Health Plan Benefits and the Law
The cost of medical treatment can easily bankrupt families who lack health insurance or can only afford minimal coverage. Unfortunately, individual insurance is often too expensive for many working families to afford. Considering the high cost of health care, it's no wonder health plans are among the most desirable benefits of employment.
In order to protect these vital benefits, the federal government has put in place a number of laws related to employer-provided health plans. Below, you'll find an explanation of these laws and how they affect your rights as a health plan beneficiary.
ERISA and Your Health Plan
Employees' health insurance plans are governed by the Employee Retirement Income Security Act, or ERISA. The Act covers both retirement benefits, like pensions, and health insurance. The health insurance portion of ERISA has been amended several times, but two of the amendments are particularly important for workers.
First, the Consolidated Omnibus Budget Reconciliation Act, or COBRA, allows workers to continue on their employer's health plans even after getting fired. Second, the Health Insurance Portability and Accountability Act, or HIPAA, creates a way for insurance companies to transfer a patient's medical records to a different doctor or insurance company without impinging on the patient's privacy. While the Affordable Care Act is not an amendment to ERISA, it does have a large impact on how health insurance generally works and what health care providers should charge for routine and preventative care.

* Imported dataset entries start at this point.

# Kirkice/3DGaussian

Hardware: AMD Instinct MI355X
Metric: Mpixels/sec fwd+bwd @1M Gaussians 800×800; PSNR vs torch ref (higher is better)
Workload: dtype f32 (splat contractions on v_mfma_f32_32x32x16_f16 with f32 accumulation; every operand in two round-to-nearest f16 pieces, pre-scaled into f16's normal range, three piece products: <= 3*2^-22 per product, forward and backward; no-depth-gradient mode); 1 GPU; C4: 1000000 Gaussians, 50 orbit views 800x800, fwd+bwd+grad all-reduce+Adam per step; gaussians=1000000, views=50, width=800, height=800, tile=32, seed=0, parallelism=view-sharded dp1, gaussian_order=morton (trainer layout, re-established every 16 steps)

## Files before the change

### 3dgaussian_amd/csrc/gr_hip.hip

```cpp

#include <hip/hip_runtime.h>
#include <hipcub/hipcub.hpp>
#include <rocprim/rocprim.hpp>

#include <cmath>
#include <cstdint>
#include <cstdio>
#include <cstdlib>
#include <cstring>
#include <atomic>
#include <mutex>
#include <string>
#include <type_traits>
#include <vector>

#include "../../include/gr_hip.h"

#ifndef GR_TAIL2
#define GR_TAIL2 1
#endif
#ifndef GR_DEBUG_PREP_REPS
#define GR_DEBUG_PREP_REPS 1
#endif
#ifndef GR_DEBUG_BIN_REPS
// ... 324 lines not shown
  int* ticket;
};

struct Scratch {
  uint32_t* keys_in;
  int* ids_in;
  float* fwd_part;
  int2* pairs_in;
  int2* pairs_sorted;
  void* sort_tmp;
};

inline int64_t item_cap(int tiles, int64_t K, int ch = CH) { return (K + ch - 1) / ch + tiles; }
constexpr int UF32_FRAGS = 2 * 4 * 2 * 2 * 64;
constexpr int UF32_STRIDE = UF32_FRAGS + 64;
struct TileCfg {
  int T, ch;
  size_t part_floats, uf_frags;
};
constexpr int UF_FRAGS16 = 2 * 3 * 3 * 64;
static int64_t tune_env(const char* name);
inline int chunk_of(const gr_view* v, int base, int64_t K) {
  static const int64_t force = tune_env("GR_TUNE_CHUNK");
  int64_t c = base;
  if (v->chunk > 0) {
    c = v->chunk;
  } else if (force > 0) {
    c = force;
  } else if (K >= 0) {
    c = 512;
    while (c < base && 2 * c * 1024 <= K) c *= 2;
  }
  return (int)std::min<int64_t>(8192, std::max<int64_t>(64, (c + 63) / 64 * 64));
}
inline TileCfg tile_cfg(const gr_view* v, int64_t K = -1) {
  return tile_of(v) == T32 ? TileCfg{T32, chunk_of(v, CH32, K), (size_t)4 * TP32, (size_t)UF32_STRIDE}
                           : TileCfg{T, chunk_of(v, CH, K), (size_t)5 * TP, (size_t)UF_FRAGS16};
}

constexpr int FAN_STRIDE = 32;
__host__ __device__ inline size_t fan_offset(int tiles) { return ((size_t)tiles + 1 + FAN_STRIDE - 1) / FAN_STRIDE * FAN_STRIDE; }

size_t bins_fixed(int vtiles, int64_t K, size_t off[8], int ch = CH) {
  const int tiles = vtiles;
  const size_t kk = (size_t)(K > 0 ? K : 1);
  const size_t cap = (size_t)item_cap(tiles, K, ch);
  size_t o = 0;
  off[0] = o; o = align_up(o + (short_keys(tiles) ? 1 : kk) * sizeof(uint32_t));
  off[1] = o; o = align_up(o + kk * sizeof(int));
  off[2] = o; o = align_up(o + (size_t)tiles * sizeof(int2));
  off[3] = o; o = align_up(o + cap * sizeof(int4));
  off[4] = o; o = align_up(o + 2 * sizeof(int));
  off[5] = o; o = align_up(o + (size_t)tiles * sizeof(int));
  off[6] = o; o = align_up(o + kk * sizeof(int));
  off[7] = o; o = align_up(o + (fan_offset(tiles / 2) + 9 * FAN_STRIDE) * sizeof(int));
  return o;
}

size_t scratch_fixed(int vtiles, int64_t K, size_t off[5], int ch = CH, size_t part_floats = (size_t)5 * TP) {
  const int tiles = vtiles;
  const size_t kk = (size_t)(K > 0 ? K : 1);
  const size_t cap = (size_t)item_cap(tiles, K, ch);
  size_t o = 0;
  off[0] = o; o = align_up(o + kk * sizeof(uint32_t));
  off[1] = o; o = align_up(o + kk * sizeof(int));
  off[2] = o; o = align_up(o + cap * part_floats * sizeof(float));
  off[3] = o; o = align_up(o + (short_keys(tiles) ? 1 : kk) * sizeof(int2));
  off[4] = o; o = align_up(o + (short_keys(tiles) ? 1 : kk) * sizeof(int2));
  return o;
}


static int64_t tune_env(const char* name) {
  const char* e = std::getenv(name);
  return e ? std::atoll(e) : 0;
}
inline int tsort_waves(int tiles) {
  static const int64_t force = tune_env("GR_TUNE_PLACE_WAVES");
  const int64_t per_wave = 4ll * tiles, budget = 65536 - 512;
  const int w = 4 * per_wave <= budget ? 4 : 2 * per_wave <= budget ? 2 : 1;
  if (force == 8 && 8 * per_wave <= 81920 - 512) return 8;
  return force == 1 || force == 2 || force == 4 ? std::min<int>(w, (int)force) : w;
}

#ifndef GR_TS_SEG
#define GR_TS_SEG 24
#endif
constexpr int TS_SEG = GR_TS_SEG;

inline int col_width(int64_t K, int tiles) {
  static const int64_t force = tune_env("GR_TUNE_COL_TARGET");
  const int waves = tsort_waves(tiles);
  if (force > 0) return (int)((force + 64 * waves - 1) / (64 * waves) * (64 * waves));
  const int64_t kk = K > 0 ? K : 1;
  int64_t pw = 64ll * TS_SEG;
  auto cols_of = [&](int64_t w) { return (kk + w * waves - 1) / (w * waves); };
  while ((int64_t)tiles * cols_of(pw) > (1ll << 28) || ((int64_t)tiles * cols_of(pw) > kk / 2 && cols_of(2 * pw) >= 1024))
    pw *= 2;
  return (int)(pw * waves);
}
inline int cols_of(int64_t Kz, int cw) { return (int)((Kz + cw - 1) / cw); }

size_t tile_sort_tmp_bytes(int n, int64_t K, int tiles) {
  if (short_keys(tiles)) {
    const int st = tiles / 2;
    const size_t cells = (size_t)st * cols_of(K > 0 ? K : 1, col_width(K, st));
    (void)n;
    return 4 * align_up(cells * sizeof(int)) + 2 * align_up((size_t)st * sizeof(int));
  }
  size_t tmp = 0;
  (void)hipcub::DeviceRadixSort::SortPairs(nullptr, tmp, (const uint32_t*)nullptr, (uint32_t*)nullptr, (const int2*)nullptr,
                                           (int2*)nullptr, (int)(K > 0 ? K : 1), 0, bits_for((uint32_t)tiles),
                                           (hipStream_t)0);
  return tmp;
}

template <typename KeyT>
size_t sort_tmp_bytes(int64_t K, int bits) {
  size_t tmp = 0;
  (void)hipcub::DeviceRadixSort::SortPairs(nullptr, tmp, (KeyT*)nullptr, (KeyT*)nullptr, (int*)nullptr, (int*)nullptr,
                                     (int)(K > 0 ? K : 1), 0, bits, (hipStream_t)0);
  return tmp;
}

Bins bins_view(void* base, int tiles, int64_t K, int ch = CH) {
  size_t off[8];
  bins_fixed(tiles, K, off, ch);
  char* b = (char*)base;
  Bins r;
  r.keys = (uint32_t*)(b + off[0]);
  r.pairs = (int*)(b + off[1]);
  r.ranges = (int2*)(b + off[2]);
  r.items = (int4*)(b + off[3]);
  r.num_items = (int*)(b + off[4]);
  r.tile_item0 = (int*)(b + off[5]);
  r.pos_of = (int*)(b + off[6]);
  r.ticket = (int*)(b + off[7]);
  return r;
}

Scratch scratch_view(void* base, int tiles, int64_t K, int ch = CH, size_t part_floats = (size_t)5 * TP) {
  size_t off[5];
  const size_t fixed = scratch_fixed(tiles, K, off, ch, part_floats);
  char* b = (char*)base;
  Scratch r;
  r.keys_in = (uint32_t*)(b + off[0]);
  r.ids_in = (int*)(b + off[1]);
  r.fwd_part = (float*)(b + off[2]);
  r.pairs_in = (int2*)(b + off[3]);
  r.pairs_sorted = (int2*)(b + off[4]);
  r.sort_tmp = b + fixed;
  return r;
}

template <int NW>
__device__ __forceinline__ unsigned long long block_exclusive_scan(unsigned long long x, unsigned long long* sh,
                                                                   unsigned long long& total) {
  const int lane = (int)threadIdx.x & 63, w = (int)threadIdx.x >> 6;
  unsigned long long inc = x;
#pragma unroll
  for (int o = 1; o < 64; o <<= 1) {
    const unsigned long long y = __shfl_up(inc, o);
    if (lane >= o) inc += y;
  }
  __syncthreads();
  if (lane == 63) sh[w] = inc;
// ... 569 lines not shown
  k_tile_count_body(a.Z, a.tiles, b.block, b.grid);
}
__global__ __launch_bounds__(256) void k_tile_count(k_tile_count_args a) {
  k_tile_count_run(a, own_block());
}
__global__ __launch_bounds__(256) void k_tile_count_views(VBatch<k_tile_count_args> B) {
  const VBlock b = vbatch_block(B);
  k_tile_count_run(B.a[b.view], b);
}


#ifndef GR_CS_T
#define GR_CS_T 16
#endif
#ifndef GR_CS_THREADS
#define GR_CS_THREADS 256
#endif
#ifndef GR_CS_R
#define GR_CS_R 96
#endif
constexpr int CS_T = GR_CS_T, CS_G = GR_CS_THREADS / GR_CS_T, CS_R = GR_CS_R;

__device__ __forceinline__ void tile_colscan_block(const TZone& zz, int tiles, int bx) {
  const int cols = zz.cols;
  const int* __restrict__ M = zz.M;
  int* __restrict__ S = zz.S;
  int* __restrict__ T = zz.T;
  __shared__ int part[CS_G][CS_T + 1];
  const int tl = (int)threadIdx.x % CS_T, g = (int)threadIdx.x / CS_T;
  const int t = bx * CS_T + tl;
  const int per = (cols + CS_G - 1) / CS_G;
  const int c0 = min(cols, g * per), c1 = min(cols, c0 + per);
  const bool regs = per <= CS_R;
  int val[CS_R];
  int sum = 0;
  if (t < tiles) {
    if (regs) {
#pragma unroll
      for (int q = 0; q < CS_R; ++q) val[q] = c0 + q < c1 ? M[(size_t)(c0 + q) * tiles + t] : 0;
#pragma unroll
      for (int q = 0; q < CS_R; ++q) sum += val[q];
    } else {
#pragma unroll 8
      for (int c = c0; c < c1; ++c) sum += M[(size_t)c * tiles + t];
    }
  }
  part[g][tl] = sum;
  __syncthreads();
  if (g == 0) {
    int run = 0;
    for (int u = 0; u < CS_G; ++u) {
      const int v = part[u][tl];
      part[u][tl] = run;
      run += v;
    }
    if (t < tiles) st_through(&T[t], run);
  }
  __syncthreads();
  if (t < tiles) {
    int run = part[g][tl];
    if (regs) {
#pragma unroll
      for (int q = 0; q < CS_R; ++q)
        if (c0 + q < c1) {
          S[(size_t)(c0 + q) * tiles + t] = run;
          run += val[q];
        }
    } else {
#pragma unroll 8
      for (int c = c0; c < c1; ++c) {
        const int v = M[(size_t)c * tiles + t];
        S[(size_t)c * tiles + t] = run;
        run += v;
      }
    }
  }
}


template <bool THROUGH, int NT>
__device__ void work_items_zones(int tiles, int Kc, const int* __restrict__ Tc, const int* __restrict__ Tt,
                                 int2* __restrict__ ranges, int4* __restrict__ items, int* __restrict__ num_items,
                                 int* __restrict__ tile_item0, int* __restrict__ ticket, int ch);
__device__ __forceinline__ void k_tile_colscan_body(TZones Z, int tiles, int2* __restrict__ ranges,
                                                             int4* __restrict__ items, int* __restrict__ num_items,
                                                             int* __restrict__ tile_item0, int* __restrict__ ticket, const BI blockIdx, const BI gridDim) {
  __shared__ int last;
  const TZone zz = zone_at(Z, (int)blockIdx.y);
  if (zz.K > 0) tile_colscan_block(zz, tiles, (int)blockIdx.x);
  const int nb = (int)(gridDim.x * gridDim.y);
  if (!arrive_last_of(ticket + fan_offset(tiles), nb, (int)(blockIdx.y * gridDim.x + blockIdx.x), &last)) return;
  const TZone z0 = zone_at(Z, 0), z1 = zone_at(Z, 1);
  work_items_zones<true, GR_CS_THREADS>(tiles, z1.zbase, z0.K > 0 ? z0.T : nullptr, z1.K > 0 ? z1.T : nullptr,
                                  ranges, items, num_items, tile_item0, ticket, Z.ch);
}
struct k_tile_colscan_args {
  TZones Z;
  int tiles;
  int2* ranges;
  int4* items;
  int* num_items;
  int* tile_item0;
  int* ticket;
};
__device__ __forceinline__ void k_tile_colscan_run(const k_tile_colscan_args& a, const VBlock& b) {
  k_tile_colscan_body(a.Z, a.tiles, a.ranges, a.items, a.num_items, a.tile_item0, a.ticket, b.block, b.grid);
}
__global__ __launch_bounds__(GR_CS_THREADS) void k_tile_colscan(k_tile_colscan_args a) {
  k_tile_colscan_run(a, own_block());
}
__global__ __launch_bounds__(GR_CS_THREADS) void k_tile_colscan_views(VBatch<k_tile_colscan_args> B) {
  const VBlock b = vbatch_block(B);
  k_tile_colscan_run(B.a[b.view], b);
}



__device__ __forceinline__ void ts_load(int64_t kb, int64_t k1, int64_t klast, int lane, const uint16_t* __restrict__ keys,
                                        const int* __restrict__ ids_in, int (&d)[TS_SEG], int (&id)[TS_SEG]) {
#pragma unroll
  for (int j = 0; j < TS_SEG; ++j) {
    const int64_t k = kb + j * 64 + lane;
    const int64_t kc = k < k1 ? k : klast;
    const int key = (int)keys[kc];
    id[j] = ids_in[kc];
    d[j] = k < k1 ? key : -1;
  }
}

__device__ __forceinline__ void ts_place(int lane, int bits, int* my, const int (&d)[TS_SEG], const int (&id)[TS_SEG],
                                         int kseg, int* __restrict__ pairs_out, int* __restrict__ pos_of) {
  const uint64_t below = (1ull << lane) - 1ull;
#pragma unroll
  for (int j = 0; j < TS_SEG; ++j) {
    const bool ok = d[j] >= 0;
    const uint64_t live = __ballot(ok);
    if (live == 0) break;
    const int rel = d[j] - __builtin_amdgcn_readfirstlane(d[j]) + TS_RH;
    const bool near = __ballot(ok && (unsigned)rel >= 2u * TS_RH) == 0;
    const int key = near ? rel : d[j];
    const int nb = near && TS_RB < bits ? TS_RB : bits;
    unsigned mlo = (unsigned)live, mhi = (unsigned)(live >> 32);
    for (int b = 0; b < nb; ++b) {
      const int bm = __builtin_amdgcn_sbfe(key, b, 1);
      const uint64_t v = __ballot(bm != 0);
      mlo &= ~((unsigned)v ^ (unsigned)bm);
      mhi &= ~((unsigned)(v >> 32) ^ (unsigned)bm);
    }
    const uint64_t m = ((uint64_t)mhi << 32) | mlo;
    if (ok) {
      const int pos = my[d[j]] + __popcll(m & below);
      pairs_out[pos] = id[j];
      pos_of[kseg + j * 64 + lane] = pos;
      __builtin_amdgcn_wave_barrier();
      if ((m >> lane) == 1ull) my[d[j]] = pos + 1;
    }
  }
}
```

ERISA and its amendments do not cover every single health plan, only those that are purchased through an employer or a group, such as a union, for the benefit of the employees or members. Furthermore, ERISA does not require employers to provide health insurance. It only requires that any health plan provided complies with ERISA's requirements.
How ERISA Protects an Employee's Health Benefits
ERISA is a large and complicated statute with many different protections for health plan participants. Fortunately, patients and employees generally do not have to worry about ERISA compliance — that burden falls on the employer or the plan administrator, who is responsible for keeping an employee benefit plan in compliance and for managing the plan for the benefit of the members. Here are the basic ERISA requirements that health insurance plans must meet:
- All beneficiaries must be informed in writing about the plan's benefits. The Affordable Care Act further provides that the information must be in an easy-to-understand Summary of Benefits, and that it must also include a web address where the information can be found online.
- If a beneficiary makes a written request to the employer for additional information concerning the plan, it must be provided in a reasonable amount of time.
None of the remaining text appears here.